- _RECORD EXTRACTS_

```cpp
__device__ __forceinline__ bool nan_less(double a, long long ka, double b,
                                         long long kb) {
  const bool an = !(a == a), bn = !(b == b);
  if (an != bn) return an;
  if (an) return ka < kb;
  return (a < b) || (a == b && ka < kb);
}

__global__ void __launch_bounds__(256)
    ccf_select_kernel(const double *__restrict__ chisq,
                      const double *__restrict__ sse, int narm, int T,
                      const double *__restrict__ vgrid, int nvel,
                      double *__restrict__ res, double *__restrict__ best_ccf,
                      int32_t *__restrict__ status) {
  __shared__ double sv[4];
  __shared__ long long sk[4];
  const int b = blockIdx.x, tid = threadIdx.x;
  double tot = 0;
  for (int a = 0; a < narm; a++) tot += sse[(int64_t)a * gridDim.x + b];
  const double *c = chisq + (int64_t)b * T * nvel;
  double bv = __builtin_inf();
  long long bk = (1ll << 62);
  for (int e = tid; e < T * nvel; e += 256) {
    const double x = c[e] + tot;
    if (nan_less(x, e, bv, bk)) {
      bv = x;
      bk = e;
    }
  }
#pragma unroll
  for (int o = 32; o > 0; o >>= 1) {
// ... 64 lines not shown
```

### rvspecfit_amd/csrc/ccf_fft.hip

```cpp
#include "common.h"

#define XC_NT 512
#define XC_NTW(n2) ((n2) >> 3)

struct XcLds {
  int t1;
  int c0;
  int t1c;
  int ca;
  int lt;
  size_t bytes;
};
#define XW_NT1C 73
#define XW_NLT 256
#define XC_LDS_MAX (159 * 1024)
__host__ __device__ constexpr XcLds xc_lds_pair(int n2, int nlag) {
  const int t1 = n2, c0 = t1 + XC_NTW(n2);
  return {t1, c0, 0, 0, 0,
          sizeof(double2) * (size_t)c0 + sizeof(double) * 2 * (size_t)nlag};
}
__host__ __device__ constexpr XcLds xc_lds_ws(int n2, int nlag, bool ratio) {
  const int t1 = 2 * n2, c0 = t1 + XC_NTW(n2), t1c = c0 + ((nlag + 1) >> 1),
            ca = t1c + XW_NT1C, lt = ca + (ratio ? (nlag + 1) >> 1 : 0);
  return {t1, c0, t1c, ca, lt,
          sizeof(double2) * (size_t)lt + sizeof(int32_t) * (size_t)XW_NLT};
}
__host__ __device__ constexpr XcLds xc_lds_ws2(int n2, int nlag) {
  const int t1 = 4 * n2, c0 = t1 + XC_NTW(n2);
  return {t1, c0, 0, 0, 0,
          sizeof(double2) * (size_t)c0 + sizeof(double) * 2 * (size_t)nlag};
}
__host__ __device__ constexpr bool xc_lds_fits(const XcLds &L, int n2, int nimg,
                                               int nrow, int nlag, bool ws, bool ratio) {
  const size_t D2 = sizeof(double2), D = sizeof(double);
  size_t end = D2 * (size_t)nimg * n2;
  if (D2 * L.t1 < end) return false;
  end = D2 * (L.t1 + XC_NTW(n2));
  if (D2 * L.c0 < end) return false;
  end = D2 * L.c0 + D * (size_t)nrow * nlag;
  if (ws) {
    if (D2 * L.t1c < end) return false;
    end = D2 * (L.t1c + 72);
    if (D2 * L.ca < end) return false;
    end = D2 * L.ca + (ratio ? D * (size_t)nlag : 0);
    if (D2 * L.lt < end) return false;
    end = D2 * L.lt + sizeof(int32_t) * (size_t)XW_NLT;
  }
  return end <= L.bytes && L.bytes <= XC_LDS_MAX;
}
constexpr bool xc_lds_check() {
  for (int nlag = 2; nlag <= 512; nlag++)
    for (int n2 = 2048; n2 <= 4096; n2 *= 2) {
      for (int ratio = 0; ratio < 2; ratio++)
        if (!xc_lds_fits(xc_lds_ws(n2, nlag, ratio), n2, 2, 1, nlag, true, ratio))
          return false;
      if (n2 == 2048 && !xc_lds_fits(xc_lds_ws2(n2, nlag), n2, 4, 2, nlag, false, false))
        return false;
      if (!xc_lds_fits(xc_lds_pair(n2, nlag), n2, 1, 2, nlag, false, false))
        return false;
    }
  return true;
}
static_assert(xc_lds_check(), "an LDS array of a cross-correlation kernel overlaps "
                              "its neighbour or ends beyond the launch's request");

__device__ __forceinline__ double2 cmul(double2 a, double2 b) {
  return make_double2(a.x * b.x - a.y * b.y, a.x * b.y + a.y * b.x);
}
__device__ __forceinline__ double2 cadd(double2 a, double2 b) {
// ... 578 lines not shown
  double2 v[8];
#pragma unroll
  for (int j = 0; j < 8; j++) v[j] = a[base + Mp * j];
  dft8<SIGN>(v);
  if (Mp > 1) {
    double2 w1 = Tc ? Tc[r] : T1[r << (tws - 1)];
    if (SIGN < 0) w1.y = -w1.y;
    v[1] = cmul(v[1], w1);
    const double2 w2 = cmul(w1, w1);
    v[2] = cmul(v[2], w2);
    double2 wc = cmul(w2, w1);
    v[3] = cmul(v[3], wc);
    const double2 w4 = cmul(w2, w2);
    v[4] = cmul(v[4], w4);
    v[7] = cmul(v[7], cmul(w4, wc));
    wc = cmul(w4, w1);
    v[5] = cmul(v[5], wc);
    v[6] = cmul(v[6], cmul(w4, w2));
  }
#pragma unroll
  for (int q = 0; q < 8; q++) a[base + Mp * q] = v[q];
}

template <int LOG2N, bool RATIO>
__global__ void __launch_bounds__(XW_NT)
    ccf_xcorr_ws_kernel(const double2 *__restrict__ work,
                        const double2 *__restrict__ tfft,
                        const double2 *__restrict__ tfft2, int T,
                        const double2 *__restrict__ tw,
                        const int32_t *__restrict__ lag_pos,
                        const double *__restrict__ lag_vel, int nlag,
                        const int32_t *__restrict__ ilo,
                        const double *__restrict__ vgrid, int nvel, double beta,
                        const uint8_t *__restrict__ prune,
                        double *__restrict__ chisq) {
  extern __shared__ double2 fa[];
  constexpr int log2n = LOG2N, n2 = 1 << LOG2N, nfft = 2 * n2, npair = n2 / 2;
  constexpr int NPP = npair / XW_HALF;
  constexpr bool P12 = (LOG2N == 12);
  static_assert(LOG2N == 12 || LOG2N == 11, "plans 8,8,8,8 and 8,8,8,4 only");
  auto img = [&](int i) -> double2 * { return fa + (i & 1) * n2; };
  const XcLds lds = xc_lds_ws(n2, nlag, RATIO);
  const double2 *T1 = fa + lds.t1;
  double *c0 = reinterpret_cast<double *>(fa + lds.c0);
  double2 *T1c = fa + lds.t1c;
  double *cA = reinterpret_cast<double *>(fa + lds.ca);
  int32_t *lt = reinterpret_cast<int32_t *>(fa + lds.lt);
  const int TI = RATIO ? 2 * T : T;
  const int b = blockIdx.x, tid = threadIdx.x;
  const bool producer = tid >= XW_HALF;
  const int pt = tid & (XW_HALF - 1);
  const double inv_n = 1.0 / nfft;
  if (P12 && tid < 72)
    T1c[tid] = tid < 64 ? tw[2 * (tid << 3)] : tw[2 * ((tid - 64) << (log2n - 6))];
  xc_fill_twiddles<XW_NT>(fa + n2, n2, tw);
  XcMasks pmask = {0u, 0u, 0u};
  bool bad = !P12;
  if (P12 && !producer) {
    pmask = xc_load_masks<XW_HALF>(prune, n2);
    const int pos8 = pt & 7;
    const unsigned m = pmask.g;
    bad = m != 0 && !((pos8 == 0 && m == 0x01u) || (pos8 == 7 && m == 0x80u));
  }
  if (P12 && tid < XW_NLT) lt[tid] = -1;
  const bool fold = !__syncthreads_or(bad);
  if (P12) {
    if (fold && tid < nlag) {
      const int p = lag_pos[tid], e = (p >> 1) & 63;
      if (e == 0 || e == 63) lt[(((p >> 7) & 63) << 2) + (e ? 2 : 0) + (p & 1)] = tid;
    }
    __syncthreads();
  }
  const double2 *Sc = work + ((int64_t)b * 2) * (n2 + 1);
  const double2 *Vc = Sc + (n2 + 1);
  typedef int v4i_t __attribute__((ext_vector_type(4)));
  auto ld = [](const __amdgpu_buffer_rsrc_t &r, int off) {
    const v4i_t v = __builtin_amdgcn_raw_buffer_load_b128(r, off, 0, 0);
    return make_double2(__hiloint2double(v.y, v.x), __hiloint2double(v.w, v.z));
  };
  const int nbytes = (n2 + 1) * 16;
  if (producer) {
    double2 Sk[NPP], Vk[NPP], Sm[NPP], Vm[NPP];
#pragma unroll
    for (int u = 0; u < NPP; u++) {
      const int k = 1 + pt + u * XW_HALF, m = n2 - k;
      Sk[u] = Sc[k], Vk[u] = Vc[k], Sm[u] = Sc[m], Vm[u] = Vc[m];
    }
    const __amdgpu_buffer_rsrc_t rT = __builtin_amdgcn_make_buffer_rsrc(
        (void *)tw, 0, (npair + 1) * 16, 0x00020000);
    double2 op[2][5];
    auto issue = [&](int t, int u, double2 *o) {
      const int tt = RATIO ? (t >> 1) : t;
      const __amdgpu_buffer_rsrc_t rF = __builtin_amdgcn_make_buffer_rsrc(
          (void *)(((RATIO && (t & 1)) ? tfft2 : tfft) + (int64_t)tt * (n2 + 1)), 0,
          nbytes, 0x00020000);
      const __amdgpu_buffer_rsrc_t rF2 = __builtin_amdgcn_make_buffer_rsrc(
          (void *)(tfft2 + (int64_t)tt * (n2 + 1)), 0, nbytes, 0x00020000);
      int ptv = pt;
      asm volatile("" : "+v"(ptv));
      const int k = 1 + ptv + u * XW_HALF;
      const int ok = k * 16, om = (n2 - k) * 16;
      if (RATIO) {
        o[0] = ld(rF, ok);
        o[2] = ld(rF, om);
      } else {
        o[0] = ld(rF, ok), o[1] = ld(rF2, ok);
        o[2] = ld(rF, om), o[3] = ld(rF2, om);
      }
      o[4] = ld(rT, ok);
// ... 3 lines not shown
      int ptv = pt;
      asm volatile("" : "+v"(ptv));
      const int k = 1 + ptv + u * XW_HALF, m = n2 - k;
      double2 Xk, Xm;
      if (RATIO) {
        const bool second = (tcur & 1) != 0;
        Xk = cmul(o[0], second ? Vk[u] : Sk[u]);
        Xm = cmul(o[2], second ? Vm[u] : Sm[u]);
      } else {
        const double2 p1 = cmul(o[0], Sk[u]), p2 = cmul(o[1], Vk[u]);
        Xk = make_double2(p2.x - 2 * p1.x, p2.y - 2 * p1.y);
        const double2 q1 = cmul(o[2], Sm[u]), q2 = cmul(o[3], Vm[u]);
        Xm = make_double2(q2.x - 2 * q1.x, q2.y - 2 * q1.y);
      }
      const double2 e = make_double2(Xk.x + Xm.x, Xk.y - Xm.y);
      const double2 d = make_double2(Xk.x - Xm.x, Xk.y + Xm.y);
      const double2 q = cmul(o[4], d);
      dst[k] = make_double2(e.x - q.y, e.y + q.x);
      if (m != k) dst[m] = make_double2(e.x + q.y, -e.y + q.x);
      if (u == NPP - 1 && ptv == 0) {
        double xk, xm;
        if (RATIO) {
          const bool second = (tcur & 1) != 0;
          xk = cmul(second ? dc[1] : dc[0], second ? Vc[0] : Sc[0]).x;
          xm = cmul(second ? dc[3] : dc[2], second ? Vc[n2] : Sc[n2]).x;
        } else {
          const double2 a1 = cmul(dc[0], Sc[0]), a2 = cmul(dc[1], Vc[0]);
          const double2 b1 = cmul(dc[2], Sc[n2]), b2 = cmul(dc[3], Vc[n2]);
          xk = a2.x - 2 * a1.x, xm = b2.x - 2 * b1.x;
        }
        dst[0] = make_double2(xk + xm, xk - xm);
      }
    };
    const bool two = P12 && fold;
    const int nbar = two ? 2 : 5;
    issue(0, 0, op[0]);
    if (NPP == 2) issue(0, 1, op[1]);
    for (int it = -1; it < TI; it++) {
      const int tn = it + 1;
      if (tn < TI) {
        double2 *dst = img(tn);
        {
          const int tt = RATIO ? (tn >> 1) : tn;
          const double2 *Fp = tfft + (int64_t)tt * (n2 + 1);
          const double2 *F2p = tfft2 + (int64_t)tt * (n2 + 1);
          dc[0] = Fp[0], dc[1] = F2p[0], dc[2] = Fp[n2], dc[3] = F2p[n2];
        }
        if (NPP == 2) {
#pragma unroll
          for (int u = 0; u < 2; u++) {
            form(dst, u, op[u], tn);
            if (tn + 1 < TI) issue(tn + 1, u, op[u]);
            __syncthreads();
          }
        } else {
#pragma unroll
          for (int u = 0; u < NPP; u++) {
            if (u + 1 < NPP)
              issue(tn, u + 1, op[(u + 1) & 1]);
            else if (tn + 1 < TI)
              issue(tn + 1, 0, op[(u + 1) & 1]);
            form(dst, u, op[u & 1], tn);
            if (!two || (u & 1)) __syncthreads();
          }
        }
        for (int q = two ? NPP / 2 : NPP; q < nbar; q++) __syncthreads();
      } else {
        for (int q = 0; q < nbar; q++) __syncthreads();
      }
    }
    return;
  }
  const int tvx = min(pt, nvel - 1);
  const int pre_pos = lag_pos[min(pt, nlag - 1)];
  const int pre_lo = ilo[tvx];
  const double pre_xg = vgrid[tvx];
  const double pre_x0 = lag_vel[pre_lo], pre_x1 = lag_vel[pre_lo + 1];
  typedef int v4i32_t __attribute__((ext_vector_type(4)));
  v4i32_t lag = {-1, -1, -1, -1};
  if (P12) lag = reinterpret_cast<const v4i32_t *>(lt)[pt >> 3];
  for (int it = -1; it < TI; it++) {
    if (it < 0) {
      const int nbar = (P12 && fold) ? 2 : 5;
      for (int q = 0; q < nbar; q++) __syncthreads();
      continue;
    }
    double2 *a = img(it);
    double *out = chisq + ((int64_t)b * T + (RATIO ? (it >> 1) : it)) * nvel;
    double pre_old = 0;
    if (beta != 0.0) pre_old = out[tvx];
    if (pt < (n2 >> 3)) xw_pass<1, LOG2N>(a, T1, 0, pt);
    __syncthreads();
    if (pt < (n2 >> 3)) xw_pass<1, LOG2N>(a, T1, 1, pt, P12 ? T1c : nullptr);
    if (P12 && fold) {
      __builtin_amdgcn_fence(__ATOMIC_RELEASE, "wavefront");
      __builtin_amdgcn_wave_barrier();
      __builtin_amdgcn_fence(__ATOMIC_ACQUIRE, "wavefront");
      const int s = pt & 7;
      const int B = pt >> 3;
      const unsigned m0 = pmask.b0 & 1u, m63 = pmask.b7 >> 7;
      if (m0 | m63) {
        double2 v[8];
#pragma unroll
// ... 78 lines not shown
  #pragma unroll
            for (int q = 0; q < 8; q++)
              if (mask & (1u << q)) a[base + q] = v[q];
          }
        }
        __syncthreads();
      }
      if (RATIO) {
        if (pt < nlag) {
          const double c = reinterpret_cast<const double *>(a)[pre_pos] * inv_n;
          if (it & 1)
            c0[pt] = -cA[pt] * cA[pt] / c;
          else
            cA[pt] = c;
        }
      } else if (pt < nlag) {
        c0[pt] = reinterpret_cast<const double *>(a)[pre_pos] * inv_n;
      }
      __syncthreads();
    }
    if ((!RATIO || (it & 1)) && pt < nvel) {
      const double sl = (c0[pre_lo + 1] - c0[pre_lo]) / (pre_x1 - pre_x0);
      const double val = sl * (pre_xg - pre_x0) + c0[pre_lo];
      out[pt] = (beta != 0.0) ? beta * pre_old + val : val;
    }
  }
}
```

- _WHAT TO DO_
Only the number is wanted: how many lines in the preceding entries hold the string "typedef"?

- _ANSWER BELOW_
2